Quote the records below word for word, please, from the very first line through the one that contains "seams_covered(j, main_lo, lod_hi, false);", and nothing beyond it.

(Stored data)
*****
static void plan_cube_seams(const JobPlan& j, const TailPlan& tails, PlanOut& out) {
    const AttachmentMeta& m = j.m;
    const uint32_t main_lo = j.main_lo(), lod_hi = j.grid.lod_hi;
    const bool in_tail = !j.shard && !j.hybrid && tails.job >= 0 && out.state.jobs[size_t(tails.job)].args.apron_lods != 0 &&
                         seams_covered(j, main_lo, lod_hi, false);
    const bool pull = in_tail && tails.launches == 1 && seams_covered(j, j.grid.lod_lo, main_lo, true);
    uint64_t tail_pixels = 0, late_pixels = 0;
    const uint32_t tail_first = uint32_t(out.tasks.size());
    for (int pass = 0; pass < 2; pass++) {
        if (pass == 1 && in_tail) {
            FusedJobDev& tj = out.state.jobs[size_t(tails.job)];
            tj.seam_first = tail_first;
            tj.args.seam_count = uint32_t(out.tasks.size()) - tail_first;
            tj.args.seam_skip = 1;
            tj.args.seam_pull = pull ? 1u : 0u;
            out.plan[size_t(tails.plan)].algorithmic_bytes += 2 * tail_pixels * m.pixel_size;
        }
        const uint32_t first = uint32_t(out.tasks.size());
        for (int sweep = (pass == 0 && pull) ? 0 : 1; sweep < 2; sweep++)
            for (const Task* t : j.stitches) {
                if (!on_face_edge(t->coord)) continue;
                if (j.hybrid && t->coord.lod == lod_hi) continue;
                const bool pulled = pull && t->coord.lod < main_lo;
                const bool rides = in_tail && (t->coord.lod >= main_lo || pulled);
                if (rides != (pass == 0)) continue;
                if (pass == 0 && pull && pulled != (sweep == 0)) continue;
                const TaskDev d = to_device_task(*t);
                for (int i = 0; i < 8; i++)
                    if (d.rel_index[i] != BT_INVALID_ATLAS_INDEX && d.rel_side[i] != d.side) {
                        TaskDev e = d;
                        e.regions = 1u << i;
                        uint32_t parts = 1;
                        if (pulled) {
                            const uint32_t pixels = m.border_size * (i < 4 ? m.center_size : m.border_size);
                            const uint32_t pairs = (m.format != BT_FORMAT_R16 || ((m.border_size | m.texture_size) & 1u)) ? pixels : pixels / 2u;
                            parts = std::max(1u, std::min(255u, (pairs + 255u) / 256u));
                            e.rel_index[i] = (t->rel[i].coordinate.x << 16) | t->rel[i].coordinate.y;
                        }
                        for (uint32_t part = 0; part < parts; part++) {
                            if (pulled) e.raster = (main_lo - t->coord.lod) | (part << 8) | (parts << 16);
                            out.tasks.push_back(e);
                        }
                        (pass == 0 ? tail_pixels : late_pixels) += uint64_t(m.border_size) * (i < 4 ? m.center_size : m.border_size);
                    }
            }
        if (pass == 0) continue;
        Launch ls = job_launch(j, kLaunchStitch, BT_VARIANT_STITCH_LAUNCH);
        ls.aux0 = 2u;
        ls.first_task = first;
        ls.task_count = uint32_t(out.tasks.size()) - first;
        ls.algorithmic_bytes = 2 * late_pixels * m.pixel_size;
        ls.phase = j.shard ? 2u : 0u;
        if (ls.task_count) out.plan.push_back(ls);
    }
}

static bt_status fused_upload(FusedState& state, const std::vector<std::vector<MainItem>>& items, const std::vector<std::vector<uint32_t>>& grids) {
    std::vector<size_t> at(2 * items.size());
    size_t bytes = 0;
    for (size_t k = 0; k < at.size(); k++) {
        at[k] = (bytes + 255) & ~size_t(255);
        bytes = at[k] + (k % 2 ? grids[k / 2].size() * sizeof(uint32_t) : items[k / 2].size() * sizeof(MainItem));
    }
    BT_HIP(hipMalloc(&state.arrays, bytes ? bytes : 1));
    uint8_t* base = (uint8_t*)state.arrays;
    for (size_t k = 0; k < items.size(); k++) {
        if (!items[k].empty()) BT_HIP(hipMemcpy(base + at[2 * k], items[k].data(), items[k].size() * sizeof(MainItem), hipMemcpyHostToDevice));
        if (!grids[k].empty()) BT_HIP(hipMemcpy(base + at[2 * k + 1], grids[k].data(), grids[k].size() * sizeof(uint32_t), hipMemcpyHostToDevice));
    }
    for (FusedJobDev& job : state.jobs) {
        job.args.items = (const MainItem*)(base + at[2 * job.queue_job]);
        job.args.grids = (const uint32_t*)(base + at[2 * job.queue_job + 1]);
    }
    return BT_OK;
}

bool fused_plan(bt_preprocessor* p, bt_atlas* a, std::vector<TaskDev>& tasks, std::vector<Launch>& plan) {
    FusedState& state = state_of(p);
    hipFree(state.arrays);
    state.arrays = nullptr;
    state.jobs.clear();
    state.whole_raster.assign(p->rasters.size(), 0);
    if (p->queue.empty()) return false;

    PlanOut out{tasks, plan, state};
    std::vector<std::vector<MainItem>> items;
    std::vector<std::vector<uint32_t>> grids;
    for (uint32_t job = 0; job < p->jobs; job++) {
        JobPlan j;
        if (!collect_job(p, a, job, j) || !fill_grid(j) || !qualifies(j)) return false;
        plan_shards(p, j);
        order_items(p, j);
        describe_job(p, a, j);
        if (j.hybrid) plan_hybrid(j, out);
        else if (j.direct) plan_direct(p, j, out);
        else plan_main(p, j, out);
        plan_apron_stitch(j, out);
        const TailPlan tails = plan_tails(j, out);
        if (j.spherical) plan_cube_seams(j, tails, out);
        items.push_back(std::move(j.items));
        grids.push_back(std::move(j.grid.cells));
    }
    return fused_upload(state, items, grids) == BT_OK;
}

uint32_t fused_begin_run(bt_preprocessor* p, bt_atlas* a) {
    uint32_t flagged = 0;
    for (const Launch& l : p->plan) {
        Attachment& at = a->attachments[l.attachment];
        if (l.kind == kLaunchSplit || l.kind == kLaunchDownsample || l.kind == kLaunchStitch) {
            for (uint32_t i = l.first_task; i < l.first_task + l.task_count && i < p->tasks_host.size(); i++) at.mark_written(p->tasks_host[i].atlas_index, 1);
            continue;
        }
        if (!p->fused || l.aux0 >= p->fused->jobs.size()) continue;
        FusedJobDev& job = p->fused->jobs[l.aux0];
        if (l.kind == kLaunchFusedMain || l.kind == kLaunchFusedDirect) {
            bool fresh = !job.finest_layers.empty();
            for (uint32_t layer : job.finest_layers) fresh = fresh && layer < at.written.size() && !at.written[layer];
            job.args.prev_zero = fresh ? 1u : 0u;
            flagged += fresh;
        }
        for (uint32_t layer : job.all_layers) at.mark_written(layer, 1);
    }
    return flagged;
}
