static int resync_segments(struct gpujpeg_decoder* d, const struct gj_stream* st, const uint32_t first_rank[GJ_MAX_COMP],
                           const uint32_t end_rank[GJ_MAX_COMP], const uint32_t scan_cbegin[GJ_MAX_COMP], struct gj_huff_dec_args* ha)
{
    const struct gj_geometry* g = &d->geo;
    const uint32_t n_list = end_rank[g->scan_count - 1] + 1;
    uint8_t* code = (uint8_t*)malloc((size_t)n_list);
    uint32_t* pos = (uint32_t*)malloc((size_t)n_list * 8);
    uint32_t* tab = (uint32_t*)malloc((size_t)g->seg_count * 12);
    int rc = -1;
    if ( code && pos && tab && !gj_cuda_memcpy_d2h_async(code, d->d_list_code, n_list, d->stream) &&
         !gj_cuda_memcpy_d2h_async(pos, d->d_list_pos, (size_t)n_list * 4, d->stream) &&
         !gj_cuda_memcpy_d2h_async(pos + n_list, d->d_list_cpos, (size_t)n_list * 4, d->stream) && !gj_cuda_stream_sync(d->stream) ) {
        const uint32_t* cpos = pos + n_list;
        for ( int k = 0; k < g->scan_count; k++ ) {
            const int seg0 = g->lay.scan_seg_begin[k], segs = g->lay.scan_seg_begin[k + 1] - seg0;
            int n = 0, prev = 7;
            uint32_t start_raw = (uint32_t)st->scan[k].begin, start_clean = scan_cbegin[k];
            uint32_t m = first_rank[k];
            while ( m < end_rank[k] && n < segs ) {
                const int expected = (prev + 1) & 7;
                tab[3 * (seg0 + n)] = start_raw;
                tab[3 * (seg0 + n) + 1] = start_clean;
                tab[3 * (seg0 + n) + 2] = cpos[m];
                n++;
                if ( (code[m] & 7) != expected ) {
                    GJ_ERR("Expected marker 0x%X but 0x%X was presented!\n", 0xD0 + expected, code[m]);
                    uint32_t q = m + 1;
                    while ( q < end_rank[k] && code[q] != 0xD0 + expected ) q++;
                    if ( q >= end_rank[k] ) {
                        GJ_ERR("No marker 0x%X was found until end of current scan!\n", 0xD0 + expected);
                        m = end_rank[k] + 1;
                        break;
                    }
                    fprintf(stderr, "[GPUJPEG] [Recovery] Skipping %u bytes of data until marker 0x%X was found!\n",
                            pos[q] - pos[m], 0xD0 + expected);
                    m = q;
                }
                prev = expected;
                start_raw = pos[m] + 2;
                start_clean = cpos[m];
                m++;
            }
            if ( m <= end_rank[k] && n < segs ) {
                tab[3 * (seg0 + n)] = start_raw;
                tab[3 * (seg0 + n) + 1] = start_clean;
                tab[3 * (seg0 + n) + 2] = cpos[end_rank[k]];
                n++;
            }
            for ( ; n < segs; n++ ) {
                tab[3 * (seg0 + n)] = 0xFFFFFFFFu;
                tab[3 * (seg0 + n) + 1] = tab[3 * (seg0 + n) + 2] = 0;
            }
        }
        if ( !grow_dev((void**)&d->d_seg_tab, &d->d_seg_tab_size, (size_t)g->seg_count * 12) &&
             !gj_cuda_memcpy_h2d_async(d->d_seg_tab, tab, (size_t)g->seg_count * 12, d->stream) &&
             !gj_cuda_memset_async(d->d_mk + 3, 0, 4, d->stream) && !gj_cuda_stream_sync(d->stream) ) {
            ha->d_seg_tab = d->d_seg_tab;
            rc = 0;
        }
    }
    if ( rc ) GJ_ERR("Restart resynchronisation failed: %s\n", gj_cuda_last_error());
    free(code);
    free(pos);
    free(tab);
    return rc;
}
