def pack3x3_split(w):
    require_gpu(w)
    w = w.detach().contiguous()
    Cout, Cin = w.shape[0], w.shape[1]
    f_fwd, f_dg = split_f16(), grad_f16() or presplit()
    wf = torch.empty(2 * Cin * 9 * Cout + 8, dtype=torch.float16 if f_fwd else BF, device=w.device) if Cin % 16 == 0 else None
    wd = torch.empty(2 * (-(-Cout // 16) * 16) * 9 * Cin + 8, dtype=torch.float16 if f_dg else BF, device=w.device)
    ws = torch.empty(AMAX_SLOTS, dtype=torch.int32, device=w.device) if (f_fwd or f_dg) else None
    _lib.call("onet_conv3x3_split_pack_weights", _p(w), _p(wf), _p(wd), _p(ws), Cout, Cin, int(f_fwd), int(f_dg), _stream())
    return wf, wd


class counting_batches:

    def __enter__(self):
        self.outer = getattr(_TLS, "counters", None)
        _TLS.counters = []
        return self

    def __exit__(self, *exc):
        pending, _TLS.counters = _TLS.counters, self.outer
        by_inc = {}
        for t, n in pending:
            by_inc.setdefault(n, []).append(t)
        for n, ts in by_inc.items():
            if len(ts) > 1 and all(t.is_cuda for t in ts):
                torch._foreach_add_(ts, n)
            else:
                for t in ts:
                    t.add_(n)
        return False


def count_batches(counter, n):
    pending = getattr(_TLS, "counters", None)
    if pending is None:
        counter.add_(n)
    else:
        pending.append((counter, n))


AMAX_SLOTS = 64 * 32


_AMAX_ARENA = {}
AMAX_ARENA_ROWS = 192


def amax_arena_reset(device):
    key = (device.type, device.index if device.index is not None else torch.cuda.current_device())
    ar = _AMAX_ARENA[key] = [torch.empty((AMAX_ARENA_ROWS, AMAX_SLOTS), dtype=torch.int32, device=device), 0]
    fill(ar[0].view(torch.float32), 0.0)


def new_amax(device):
    key = (device.type, device.index if device.index is not None else torch.cuda.current_device())
    ar = _AMAX_ARENA.get(key)
    if ar is not None and ar[1] < AMAX_ARENA_ROWS:
        ar[1] += 1
        return ar[0][ar[1] - 1]
    return torch.zeros(AMAX_SLOTS, dtype=torch.int32, device=device)


def absmax_slots(x):
    require_gpu(x)
    xc = x.contiguous()
    slots = new_amax(x.device)
    _lib.call("onet_absmax_slots", _p(xc), xc.numel(), _p(slots), _stream())
    return slots


def conv3x3_split(x, wq, Cout, out=None, norm=None, amax=None, always=False):
    if wq is None or not wq.is_cuda or wq.dtype not in (torch.bfloat16, torch.float16):
        raise TypeError("conv3x3_split: wq must be a split pack on the GPU (pack3x3_split)")
    f16 = int(wq.dtype == torch.float16)
    require_gpu(x)
    if norm is not None:
        require_gpu(norm)
        x, xbs = plane(x)
        B, Cin, H, W = x.shape
        if out is None:
            out = torch.empty((B, Cout, H, W), dtype=F32, device=x.device)
        e0 = _prof_begin("conv3x3_split_kernel")
        _lib.call("onet_conv3x3_split_fwd_norm", _p(x), xbs, _p(norm), norm.shape[0], _p(wq), f16, _p(amax) if f16 else None, _p(out),
                  out.stride(0) if B > 1 else Cout * H * W, None, B, Cin, Cout, H, W, _stream())
        _prof_end("conv3x3_split_kernel", 2.0 * B * H * W * Cin * Cout * 9, e0, 4.0 * (B * H * W * (Cin + Cout) + 9 * Cin * Cout))
        return out
    x, xbs = plane(x)
    if x.data_ptr() % 16 or xbs % 4:
        x = x.contiguous()
        xbs = x.stride(0) if x.shape[0] > 1 else x[0].numel()
    B, Cin, H, W = x.shape
    if out is None:
        out = torch.empty((B, Cout, H, W), dtype=F32, device=x.device)
    zbs = out.stride(0) if B > 1 else Cout * H * W
    if f16 and always and amax is None:
        amax = absmax_slots(x)
    e0 = _prof_begin("conv3x3_split_kernel")
    if f16:
        _lib.call("onet_conv3x3_split_conv_amax", _p(x), xbs, _p(amax), int(always), _p(wq), _p(out), zbs, None, B, Cin, Cout, H, W, _stream())
    else:
        _lib.call("onet_conv3x3_split_fwd", _p(x), xbs, _p(wq), 0, _p(out), zbs, B, Cin, Cout, H, W, _stream())
    _prof_end("conv3x3_split_kernel", 2.0 * B * H * W * Cin * Cout * 9, e0, 4.0 * (B * H * W * (Cin + Cout) + 9 * Cin * Cout))
    return out


def split_pack_act(x, f16=True, scale=1.0, out=None, parts=2, slots=None):
    require_gpu(x)
    x, xbs = plane(x)
    B, C, H, W = x.shape
    if out is not None:
        parts = out.shape[3]
    if out is None:
        out = torch.empty((B, C // 8, H, parts, W, 8), dtype=torch.float16 if (f16 and parts == 2) else BF, device=x.device)
    _lib.call("onet_split_pack_act", _p(x), xbs, _p(out), _pbs(out), B, C, H, W, 2 if parts == 1 else int(f16), float(scale), _p(slots),
              _stream())
    return out


def conv3x3_split_pre(xs, wq, Cout, out=None, slots=None, always=False, stats=None, slots2=None, split_ch=0, z16=False):
    if wq is None or not wq.is_cuda or wq.dtype not in (torch.bfloat16, torch.float16) or xs.dtype != wq.dtype:
        raise TypeError("conv3x3_split_pre: xs and wq must be split packs of the same 16-bit type on the GPU")
    B, C8, H, two, W, eight = xs.shape
    f16 = 2 if two == 1 else int(wq.dtype == torch.float16)
    Cin = C8 * 8
    if out is None:
        out = torch.empty((B, Cout, H, W), dtype=BF if (z16 and two == 1) else F32, device=xs.device)
    e0 = _prof_begin("conv3x3_split_pre_kernel")
    _lib.call("onet_conv3x3_split_fwd_pre", _p(xs), _pbs(xs), _p(slots), int(always), _p(slots2), int(split_ch if slots2 is not None or slots is not None else 0),
              _p(wq), f16, _p(out), _z16(out),
              out.stride(0) if B > 1 else Cout * H * W, _p(stats), B, Cin, Cout, H, W, _stream())
    _prof_end("conv3x3_split_pre_kernel", 2.0 * B * H * W * Cin * Cout * 9, e0,
              B * H * W * (2.0 * two * Cin + out.element_size() * Cout) + 2.0 * two * 9 * Cin * Cout)
    return out


def conv3x3_split_dgrad_pre_bnreduce(dzP, wq, Cout, z_prev, save_prev, slots=None, always=False, want_amax=False):
    if not FUSE_BN_REDUCE or sync_bn() or not FUSE_DGRAD_REDUCE:
        return None
    B, C8, H, two, W, _ = dzP.shape
    Cin = C8 * 8
    G = save_prev.shape[0]
    if tuple(z_prev.shape) != (B, Cout, H, W) or B % G or not save_prev.is_contiguous() or wq.dtype != dzP.dtype:
        return None
    lib = _lib.load()
    nparts = int(lib.onet_conv3x3_split_pre_nparts(B, H, W))
    z_prev, zbs = plane(z_prev)
    if nparts <= 0 or nparts % G or (zbs & 3) or (z_prev.data_ptr() & 15):
        return None
    f16 = 2 if two == 1 else int(wq.dtype == torch.float16)
    da = torch.empty((B, Cout, H, W), dtype=F32, device=dzP.device)
    rec4 = torch.empty((nparts, Cout, 4), dtype=F32, device=dzP.device)
    am = new_amax(dzP.device) if want_amax else None
    e0 = _prof_begin("conv3x3_split_pre_kernel")
    rc = lib.onet_conv3x3_split_dgrad_pre_bnreduce(_p(dzP), _pbs(dzP), _p(slots), int(always), _p(wq), f16, _p(da), Cout * H * W, _p(z_prev), _z16(z_prev), zbs,
                                                   _p(save_prev), B // G if G > 1 else 0, _p(rec4), _p(am), B, Cin, Cout, H, W, _stream())
    _prof_end("conv3x3_split_pre_kernel", 2.0 * B * H * W * Cin * Cout * 9 if rc == 0 else 0.0, e0,
              (B * H * W * (2.0 * two * Cin + (4.0 + z_prev.element_size()) * Cout) + 2.0 * two * 9 * Cin * Cout) if rc == 0 else 0.0)
    if rc < 0:
        raise _lib.OnetHipError(f"onet_conv3x3_split_dgrad_pre_bnreduce failed ({rc}): {_lib.last_error()}")
    return (da, rec4, am) if rc == 0 else None


def eval_layer_ok(B, Cin, Cout, H, W):
    return _eval_domain("fp16x2", "full", B, Cin, Cout, H, W)


def _eval_domain(fmt, mode, B, Cin, Cout, H, W):
    fp16 = fmt == "fp16x2"
    if not presplit() or (fp16 and p16_parts() != 2) or Cin % (16 if fp16 else 32) or Cout % 64:
        return False
    if mode == "full":
        map_ok = full_tiles(H, W) and H * W < 2 ** 24
    elif mode == "ragged":
        map_ok = W > 16 and _ragged_map(H, W) and (W >= RAGGED_MIN_W or full_tiles(H, W))
    elif mode == "anymap":
        map_ok = H > 0 and W > 16 and W >= max(RAGGED_MIN_W, ANYMAP_MIN_W) and H * W < 2 ** 24 and not _ragged_map(H, W)
    else:
        map_ok = B > 0 and H > 0 and W >= max(PAIRS_MIN_W, 1)
    if not map_ok:
        return False
    if fp16 and mode != "pairs":
        return conv3x3_algo(B, Cin, Cout, H, W) == "split"
    if not _in_buffer_range(Cin, Cout, H, W):
        return False
    if conv_algo() in (("split",) if fp16 else ("bf16", "split")):
        return True
    tiles = -(-B // 2) * -(-H // 16) if mode == "pairs" else B * -(-H // 16) * -(-W // 32)
    return tiles * (Cout // 64) >= (n_cu() * 3) // 4


def eval_layer_ok_bf16(B, Cin, Cout, H, W):
    return _eval_domain("bf16", "full", B, Cin, Cout, H, W)


def full_tiles(H, W):
    return W >= 32 and W % 32 == 0 and H % 16 == 0


def _ragged_map(H, W):
    return H > 0 and W > 0 and H % 2 == 0 and W % 4 == 0 and H * W < 2 ** 24


RAGGED_MIN_W = int(_FLAGS.get("RAGGED_MIN_W", 20))


def eval_layer_ok_ragged(B, Cin, Cout, H, W):
    return _eval_domain("bf16", "ragged", B, Cin, Cout, H, W)


ANYMAP_MIN_W = int(_FLAGS.get("ANYMAP_MIN_W", RAGGED_MIN_W))


def eval_layer_ok_anymap(B, Cin, Cout, H, W):
    return eval_layer_ok_ragged(B, Cin, Cout, H, W) or _eval_domain("bf16", "anymap", B, Cin, Cout, H, W)


PAIRS_MIN_W = int(_FLAGS.get("PAIRS_MIN_W", 9))
PAIRS_SINGLE = _flag("PAIRS_SINGLE", False)


def eval_layer_ok_pairs(B, Cin, Cout, H, W):
    if W > 16:
        return eval_layer_ok_anymap(B, Cin, Cout, H, W)
    return _eval_domain("bf16", "pairs", B, Cin, Cout, H, W)


def eval_layer_ok_ragged_fp16(B, Cin, Cout, H, W):
    if full_tiles(H, W):
        return eval_layer_ok(B, Cin, Cout, H, W)
    return _eval_domain("fp16x2", "ragged", B, Cin, Cout, H, W)


def eval_layer_ok_pairs_fp16(B, Cin, Cout, H, W):
    if W > 16:
        return eval_layer_ok_ragged_fp16(B, Cin, Cout, H, W)
    return _eval_domain("fp16x2", "pairs", B, Cin, Cout, H, W)


def conv3x3_act_bound(weight, save, x_amax, x_amax2=None, split_ch=0):
    w = weight.detach()
    w = w if w.is_contiguous() else w.contiguous()
    slots = new_amax(w.device)
    _lib.call("onet_conv3x3_act_bound", _p(w), w.shape[0], w.shape[1], _p(save), _p(x_amax), _p(x_amax2), int(split_ch if x_amax2 is not None else 0),
              _p(slots), _stream())
    return slots


EVAL_ENTRIES = {
    ("fp16x2", "full", "act"): ("onet_conv3x3_split_fwd_pre_act", "conv3x3_split_pre_act_kernel"),
    ("fp16x2", "full", "act_pool"): ("onet_conv3x3_split_fwd_pre_act_pool", "conv3x3_split_pre_act_pool_kernel"),
    ("fp16x2", "full", "head"): ("onet_conv3x3_split_fwd_pre_head", "conv3x3_split_pre_head_kernel"),
    ("fp16x2", "ragged", "act"): ("onet_conv3x3_split_fwd_pre_act_ragged", "conv3x3_split_pre_act_kernel"),
    ("fp16x2", "ragged", "act_pool"): ("onet_conv3x3_split_fwd_pre_act_pool_ragged", "conv3x3_split_pre_act_pool_kernel"),
    ("fp16x2", "ragged", "head"): ("onet_conv3x3_split_fwd_pre_head_ragged", "conv3x3_split_pre_head_kernel"),
    ("fp16x2", "ragged", "plain"): ("onet_conv3x3_split_fwd_pre_plain_ragged", "conv3x3_split_pre_kernel"),
    ("fp16x2", "pairs", "act"): ("onet_conv3x3_split_fwd_pre_act_pairs", "conv3x3_split_pre_act_pairs_kernel"),
    ("bf16", "full", "act"): ("onet_conv3x3_plain16_fwd_pre_act", "conv3x3_pre16_act_kernel"),
    ("bf16", "full", "act_pool"): ("onet_conv3x3_plain16_fwd_pre_act_pool", "conv3x3_pre16_act_pool_kernel"),
    ("bf16", "full", "head"): ("onet_conv3x3_plain16_fwd_pre_head", "conv3x3_pre16_head_kernel"),
    ("bf16", "ragged", "act"): ("onet_conv3x3_plain16_fwd_pre_act_ragged", "conv3x3_pre16_act_kernel"),
    ("bf16", "ragged", "act_pool"): ("onet_conv3x3_plain16_fwd_pre_act_pool_ragged", "conv3x3_pre16_act_pool_kernel"),
    ("bf16", "ragged", "head"): ("onet_conv3x3_plain16_fwd_pre_head_ragged", "conv3x3_pre16_head_kernel"),
    ("bf16", "ragged", "plain"): ("onet_conv3x3_plain16_fwd_pre_plain_ragged", "conv3x3_split_pre_kernel"),
    ("bf16", "anymap", "act"): ("onet_conv3x3_plain16_fwd_pre_act_anymap", "conv3x3_pre16_act_kernel"),
    ("bf16", "anymap", "act_pool"): ("onet_conv3x3_plain16_fwd_pre_act_pool_anymap", "conv3x3_pre16_act_pool_kernel"),
    ("bf16", "pairs", "act"): ("onet_conv3x3_plain16_fwd_pre_act_pairs", "conv3x3_pre16_act_pairs_kernel"),
}


_EVAL_NAMES = {key: entry[len("onet_"):].replace("_fwd_pre_", "_pre_") for key, (entry, _) in EVAL_ENTRIES.items()}


def eval_conv_name(fmt, mode, epilogue):
    return _EVAL_NAMES.get((fmt, mode, epilogue))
*****
Output:
static void plan_cube_seams(const JobPlan& j, const TailPlan& tails, PlanOut& out) {
    const AttachmentMeta& m = j.m;
    const uint32_t main_lo = j.main_lo(), lod_hi = j.grid.lod_hi;
    const bool in_tail = !j.shard && !j.hybrid && tails.job >= 0 && out.state.jobs[size_t(tails.job)].args.apron_lods != 0 &&
                         seams_covered(j, main_lo, lod_hi, false);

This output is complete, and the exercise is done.